GIVEN RECORDS START

long s2d_matcher_c_workspace_floats(int NL, int B, int Q, int T, int P, int H, int W);
int s2d_matcher_cost_c_f32(const float *mask_logits, const float *class_logits, int C1, const uint8_t *tgt, const int *tgt_count,
                           const float *coords, uint64_t seed, int NL, int B, int Q, int ldq, int T, int hm, int wm, int H,
                           int W, int Nmax, int P, float w_class, float w_mask, float w_dice, float *workspace, float *C,
                           hipStream_t stream);

int s2d_lsap_f32(const float *C, const int *tgt_count, int nprob, int B, int Q, int Nmax, int *idx_q, int *idx_t,
                 int *n_match, hipStream_t stream);


int s2d_kd_targets_u8(const float *t_class_logits, const float *t_mask_logits, float score_thr, int topk, int B, int Q,
                      int ldq, int T, int hm, int wm, int H, int W, int Nmax, uint8_t *tgt, int *count, int *kept_q,
                      int *nonempty, hipStream_t stream);

long s2d_kd_targets_c_workspace_bytes(int B, int Q, int C1);
int s2d_kd_targets_c_u8(const float *t_class_logits, int C1, const float *t_mask_logits, float score_thr, int topk, int B, int Q,
                        int ldq, int T, int hm, int wm, int H, int W, int Nmax, void *workspace, uint8_t *tgt, int *count, int *kept_q,
                        int *label, int *nonempty, hipStream_t stream);

int s2d_target_nonempty(const uint8_t *tgt, const int *count, int B, int Nmax, int T, int H, int W, int *nonempty,
                        hipStream_t stream);

long s2d_point_loss_workspace_bytes(int NL, int B, int Q, int Nmax, int T, int hm, int wm, int num_points,
                                    float oversample_ratio, float importance_ratio, int H, int W);

int s2d_point_loss_f32(const float *mask_logits, const uint8_t *tgt, const int *tgt_count, const int *nonempty,
                       const int *idx_q, const int *idx_t, const int *n_match, const float *coords_over,
                       const float *coords_rand, uint64_t seed, int NL, int B, int Q, int ldq, int T, int hm, int wm, int H,
                       int W, int Nmax, int num_points, float oversample_ratio, float importance_ratio, int drop_empty,
                       float world_size, void *workspace, float *losses, hipStream_t stream);

int s2d_class_loss_f32(const float *class_logits, const int *idx_q, const int *n_match, int B, int Q, int maxm,
                       float eos_coef, float *loss_ce, hipStream_t stream);

int s2d_class_loss_c_f32(const float *class_logits, int C1, const int *idx_q, const int *n_match, int B, int Q, int maxm,
                         float eos_coef, float *loss_ce, hipStream_t stream);


int s2d_infer_select_f32(const float *class_logits, int Q, int C, int K, float *scores, int *query, int *label,
                         hipStream_t stream);

long s2d_infer_select_c_workspace_bytes(int Q, int C1);
int s2d_infer_select_c_f32(const float *class_logits, int Q, int C1, int K, void *workspace, float *scores, int *query, int *label,
                           hipStream_t stream);

long s2d_infer_workspace_floats(int K, int T, int hm, int wm);

long s2d_mask_bit_words(int T, int oh, int ow);

int s2d_infer_masks_u8(const float *mask_logits, int ldq, int T, int hm, int wm, int Hp, int Wp, int ih, int iw, int oh,
                       int ow, const int *query, int K, float *workspace, uint8_t *masks, uint32_t *bits,
                       hipStream_t stream);

int s2d_pack_mask_bits_u8(const uint8_t *masks, int K, long n, uint32_t *bits, hipStream_t stream);

int s2d_mask_pair_counts_u64(const uint32_t *bits, int K, long words, unsigned long long *inter, hipStream_t stream);


int s2d_rle_count_u8(const uint8_t *masks, int F, int H, int W, int *col_off, int *nbound, int *area, int *bbox,
                     hipStream_t stream);

int s2d_rle_positions_u8(const uint8_t *masks, int F, int H, int W, const int *col_off, const long *frame_off,
                         int *positions, hipStream_t stream);

long s2d_rle_string_workspace_bytes(long ncounts);
int s2d_rle_strings_u8(const int *positions, const long *frame_off, int F, long hw, long ncounts, void *workspace,
                       long workspace_bytes, uint8_t *chars, long *str_off, hipStream_t stream);


int s2d_rle_parse_strings(const uint8_t *chars, const long *str_off, int F, long hw, int *ends, int *nrun, hipStream_t stream);

int s2d_rle_decode_bits(const int *ends, const long *run_off, const int *nrun, int F, int H, int W, uint32_t *bits,
                        hipStream_t stream);

int s2d_mask_plane_areas_u32(const uint32_t *bits, int F, long words_per_plane, unsigned *area, hipStream_t stream);

int s2d_mask_plane_bbox_u32(const uint32_t *bits, int F, int H, int W, long words_per_plane, int *bbox, hipStream_t stream);

int s2d_mask_cross_counts_u64(const uint32_t *a, int D, const uint32_t *b, int G, long words, unsigned long long *inter,
                              hipStream_t stream);


long s2d_resize_lds_bytes(int rows_max, int span_q, int kh);

int s2d_resize_bilinear_u8(const uint8_t *src, int T, int H0, int W0, const int *h_bounds, const int *h_coeffs, int kh,
                           const int *v_bounds, const int *v_coeffs, int kv, int H1, int W1, int band_rows, int rows_max,
                           int span_q, uint8_t *dst, hipStream_t stream);


int s2d_gemm_tn_f32(const float *A, const float *B, float *C_slices, int Mo, int No, long rowsA, long rowsB, long lda, long ldb,
                    long chunk, long slice_stride, float *colsum_slices, hipStream_t stream);

int s2d_conv_wgrad_tn_f32(const float *dy, const float *x, int N, int H, int W, int Ci, int Ho, int Wo, int Co, int KH, int KW, int stride,
                          int pad, long chunk, float *part, hipStream_t stream);

int s2d_transpose_f32(const float *in, long R, long C, long ldi, float *out, long ldo, hipStream_t stream);

int s2d_multi_add_f32(const long *table, const int *chunk_tensor, const long *chunk_off, int nchunks, int chunk, hipStream_t stream);

int s2d_reduce_slices_f32(const float *part, int S, long n, long stride, float beta, float *out, hipStream_t stream);
int s2d_reduce_slices_pair_f32(const float *partA, long nA, long strideA, float betaA, float *outA, const float *partB, long nB, long strideB,
                               float betaB, float *outB, int S, hipStream_t stream);

int s2d_colsum_slices_f32(const float *in, long R, long C, long ldi, long rows_per_slice, float *part, hipStream_t stream);

long s2d_layernorm_backward_blocks(long rows);
int s2d_layernorm_backward_f32(const float *x, const float *res, const float *dy, const float *gamma, long rows, int C,
                               float eps, float *dx, float *part, hipStream_t stream);

long s2d_groupnorm_backward_blocks(int N, int H, int W);
int s2d_groupnorm_backward_f32(const float *x, const float *dy, const float *gamma, int N, int H, int W, int C, int G, float eps,
                               double *ws, float *dx, float *part_c, hipStream_t stream);

int s2d_resize_bilinear_backward_nhwc_f32(const float *dy, int N, int H, int W, int C, int hu, int wu, float *dup,
                                          hipStream_t stream);

int s2d_maxpool3x3s2_backward_nhwc_f32(const float *x, const float *dy, int N, int H, int W, int C, float *dx,
                                       hipStream_t stream);
int s2d_maxpool3x3s2_backward_idx_nhwc_f32(const unsigned char *argmax, const float *dy, int N, int H, int W, int C, float *dx,
                                           hipStream_t stream);

int s2d_im2col_nhwc_f32(const float *x, int N, int H, int W, int C, int KH, int KW, int stride, int pad, float *col,
                        hipStream_t stream);

int s2d_pixel_shuffle2_gate_f32(const float *G, int N, int Hg, int Wg, int C, int H, int W, const float *scale, const float *gate, float *dx,
                                hipStream_t stream);

int s2d_relu_scale_backward_f32(const float *dy, const float *y, const float *scale, long n, int C, float *dz, float *dres,
                                hipStream_t stream);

GIVEN RECORDS END

*PROBLEM DESCRIPTION*
The records above must be repeated exactly, in their entirety.

*ANSWER TO THIS PROBLEM*
long s2d_matcher_c_workspace_floats(int NL, int B, int Q, int T, int P, int H, int W);
int s2d_matcher_cost_c_f32(const float *mask_logits, const float *class_logits, int C1, const uint8_t *tgt, const int *tgt_count,
                           const float *coords, uint64_t seed, int NL, int B, int Q, int ldq, int T, int hm, int wm, int H,
                           int W, int Nmax, int P, float w_class, float w_mask, float w_dice, float *workspace, float *C,
                           hipStream_t stream);

int s2d_lsap_f32(const float *C, const int *tgt_count, int nprob, int B, int Q, int Nmax, int *idx_q, int *idx_t,
                 int *n_match, hipStream_t stream);


int s2d_kd_targets_u8(const float *t_class_logits, const float *t_mask_logits, float score_thr, int topk, int B, int Q,
                      int ldq, int T, int hm, int wm, int H, int W, int Nmax, uint8_t *tgt, int *count, int *kept_q,
                      int *nonempty, hipStream_t stream);

long s2d_kd_targets_c_workspace_bytes(int B, int Q, int C1);
int s2d_kd_targets_c_u8(const float *t_class_logits, int C1, const float *t_mask_logits, float score_thr, int topk, int B, int Q,
                        int ldq, int T, int hm, int wm, int H, int W, int Nmax, void *workspace, uint8_t *tgt, int *count, int *kept_q,
                        int *label, int *nonempty, hipStream_t stream);

int s2d_target_nonempty(const uint8_t *tgt, const int *count, int B, int Nmax, int T, int H, int W, int *nonempty,
                        hipStream_t stream);

long s2d_point_loss_workspace_bytes(int NL, int B, int Q, int Nmax, int T, int hm, int wm, int num_points,
                                    float oversample_ratio, float importance_ratio, int H, int W);

int s2d_point_loss_f32(const float *mask_logits, const uint8_t *tgt, const int *tgt_count, const int *nonempty,
                       const int *idx_q, const int *idx_t, const int *n_match, const float *coords_over,
                       const float *coords_rand, uint64_t seed, int NL, int B, int Q, int ldq, int T, int hm, int wm, int H,
                       int W, int Nmax, int num_points, float oversample_ratio, float importance_ratio, int drop_empty,
                       float world_size, void *workspace, float *losses, hipStream_t stream);

int s2d_class_loss_f32(const float *class_logits, const int *idx_q, const int *n_match, int B, int Q, int maxm,
                       float eos_coef, float *loss_ce, hipStream_t stream);

int s2d_class_loss_c_f32(const float *class_logits, int C1, const int *idx_q, const int *n_match, int B, int Q, int maxm,
                         float eos_coef, float *loss_ce, hipStream_t stream);


int s2d_infer_select_f32(const float *class_logits, int Q, int C, int K, float *scores, int *query, int *label,
                         hipStream_t stream);

long s2d_infer_select_c_workspace_bytes(int Q, int C1);
int s2d_infer_select_c_f32(const float *class_logits, int Q, int C1, int K, void *workspace, float *scores, int *query, int *label,
                           hipStream_t stream);

long s2d_infer_workspace_floats(int K, int T, int hm, int wm);

long s2d_mask_bit_words(int T, int oh, int ow);

int s2d_infer_masks_u8(const float *mask_logits, int ldq, int T, int hm, int wm, int Hp, int Wp, int ih, int iw, int oh,
                       int ow, const int *query, int K, float *workspace, uint8_t *masks, uint32_t *bits,
                       hipStream_t stream);

int s2d_pack_mask_bits_u8(const uint8_t *masks, int K, long n, uint32_t *bits, hipStream_t stream);

int s2d_mask_pair_counts_u64(const uint32_t *bits, int K, long words, unsigned long long *inter, hipStream_t stream);


int s2d_rle_count_u8(const uint8_t *masks, int F, int H, int W, int *col_off, int *nbound, int *area, int *bbox,
                     hipStream_t stream);

int s2d_rle_positions_u8(const uint8_t *masks, int F, int H, int W, const int *col_off, const long *frame_off,
                         int *positions, hipStream_t stream);

long s2d_rle_string_workspace_bytes(long ncounts);
int s2d_rle_strings_u8(const int *positions, const long *frame_off, int F, long hw, long ncounts, void *workspace,
                       long workspace_bytes, uint8_t *chars, long *str_off, hipStream_t stream);


int s2d_rle_parse_strings(const uint8_t *chars, const long *str_off, int F, long hw, int *ends, int *nrun, hipStream_t stream);

int s2d_rle_decode_bits(const int *ends, const long *run_off, const int *nrun, int F, int H, int W, uint32_t *bits,
                        hipStream_t stream);

int s2d_mask_plane_areas_u32(const uint32_t *bits, int F, long words_per_plane, unsigned *area, hipStream_t stream);

int s2d_mask_plane_bbox_u32(const uint32_t *bits, int F, int H, int W, long words_per_plane, int *bbox, hipStream_t stream);

int s2d_mask_cross_counts_u64(const uint32_t *a, int D, const uint32_t *b, int G, long words, unsigned long long *inter,
                              hipStream_t stream);


long s2d_resize_lds_bytes(int rows_max, int span_q, int kh);

int s2d_resize_bilinear_u8(const uint8_t *src, int T, int H0, int W0, const int *h_bounds, const int *h_coeffs, int kh,
                           const int *v_bounds, const int *v_coeffs, int kv, int H1, int W1, int band_rows, int rows_max,
                           int span_q, uint8_t *dst, hipStream_t stream);


int s2d_gemm_tn_f32(const float *A, const float *B, float *C_slices, int Mo, int No, long rowsA, long rowsB, long lda, long ldb,
                    long chunk, long slice_stride, float *colsum_slices, hipStream_t stream);

int s2d_conv_wgrad_tn_f32(const float *dy, const float *x, int N, int H, int W, int Ci, int Ho, int Wo, int Co, int KH, int KW, int stride,
                          int pad, long chunk, float *part, hipStream_t stream);

int s2d_transpose_f32(const float *in, long R, long C, long ldi, float *out, long ldo, hipStream_t stream);

int s2d_multi_add_f32(const long *table, const int *chunk_tensor, const long *chunk_off, int nchunks, int chunk, hipStream_t stream);

int s2d_reduce_slices_f32(const float *part, int S, long n, long stride, float beta, float *out, hipStream_t stream);
int s2d_reduce_slices_pair_f32(const float *partA, long nA, long strideA, float betaA, float *outA, const float *partB, long nB, long strideB,
                               float betaB, float *outB, int S, hipStream_t stream);

int s2d_colsum_slices_f32(const float *in, long R, long C, long ldi, long rows_per_slice, float *part, hipStream_t stream);

long s2d_layernorm_backward_blocks(long rows);
int s2d_layernorm_backward_f32(const float *x, const float *res, const float *dy, const float *gamma, long rows, int C,
                               float eps, float *dx, float *part, hipStream_t stream);

long s2d_groupnorm_backward_blocks(int N, int H, int W);
int s2d_groupnorm_backward_f32(const float *x, const float *dy, const float *gamma, int N, int H, int W, int C, int G, float eps,
                               double *ws, float *dx, float *part_c, hipStream_t stream);

int s2d_resize_bilinear_backward_nhwc_f32(const float *dy, int N, int H, int W, int C, int hu, int wu, float *dup,
                                          hipStream_t stream);

int s2d_maxpool3x3s2_backward_nhwc_f32(const float *x, const float *dy, int N, int H, int W, int C, float *dx,
                                       hipStream_t stream);
int s2d_maxpool3x3s2_backward_idx_nhwc_f32(const unsigned char *argmax, const float *dy, int N, int H, int W, int C, float *dx,
                                           hipStream_t stream);

int s2d_im2col_nhwc_f32(const float *x, int N, int H, int W, int C, int KH, int KW, int stride, int pad, float *col,
                        hipStream_t stream);

int s2d_pixel_shuffle2_gate_f32(const float *G, int N, int Hg, int Wg, int C, int H, int W, const float *scale, const float *gate, float *dx,
                                hipStream_t stream);

int s2d_relu_scale_backward_f32(const float *dy, const float *y, const float *scale, long n, int C, float *dz, float *dres,
                                hipStream_t stream);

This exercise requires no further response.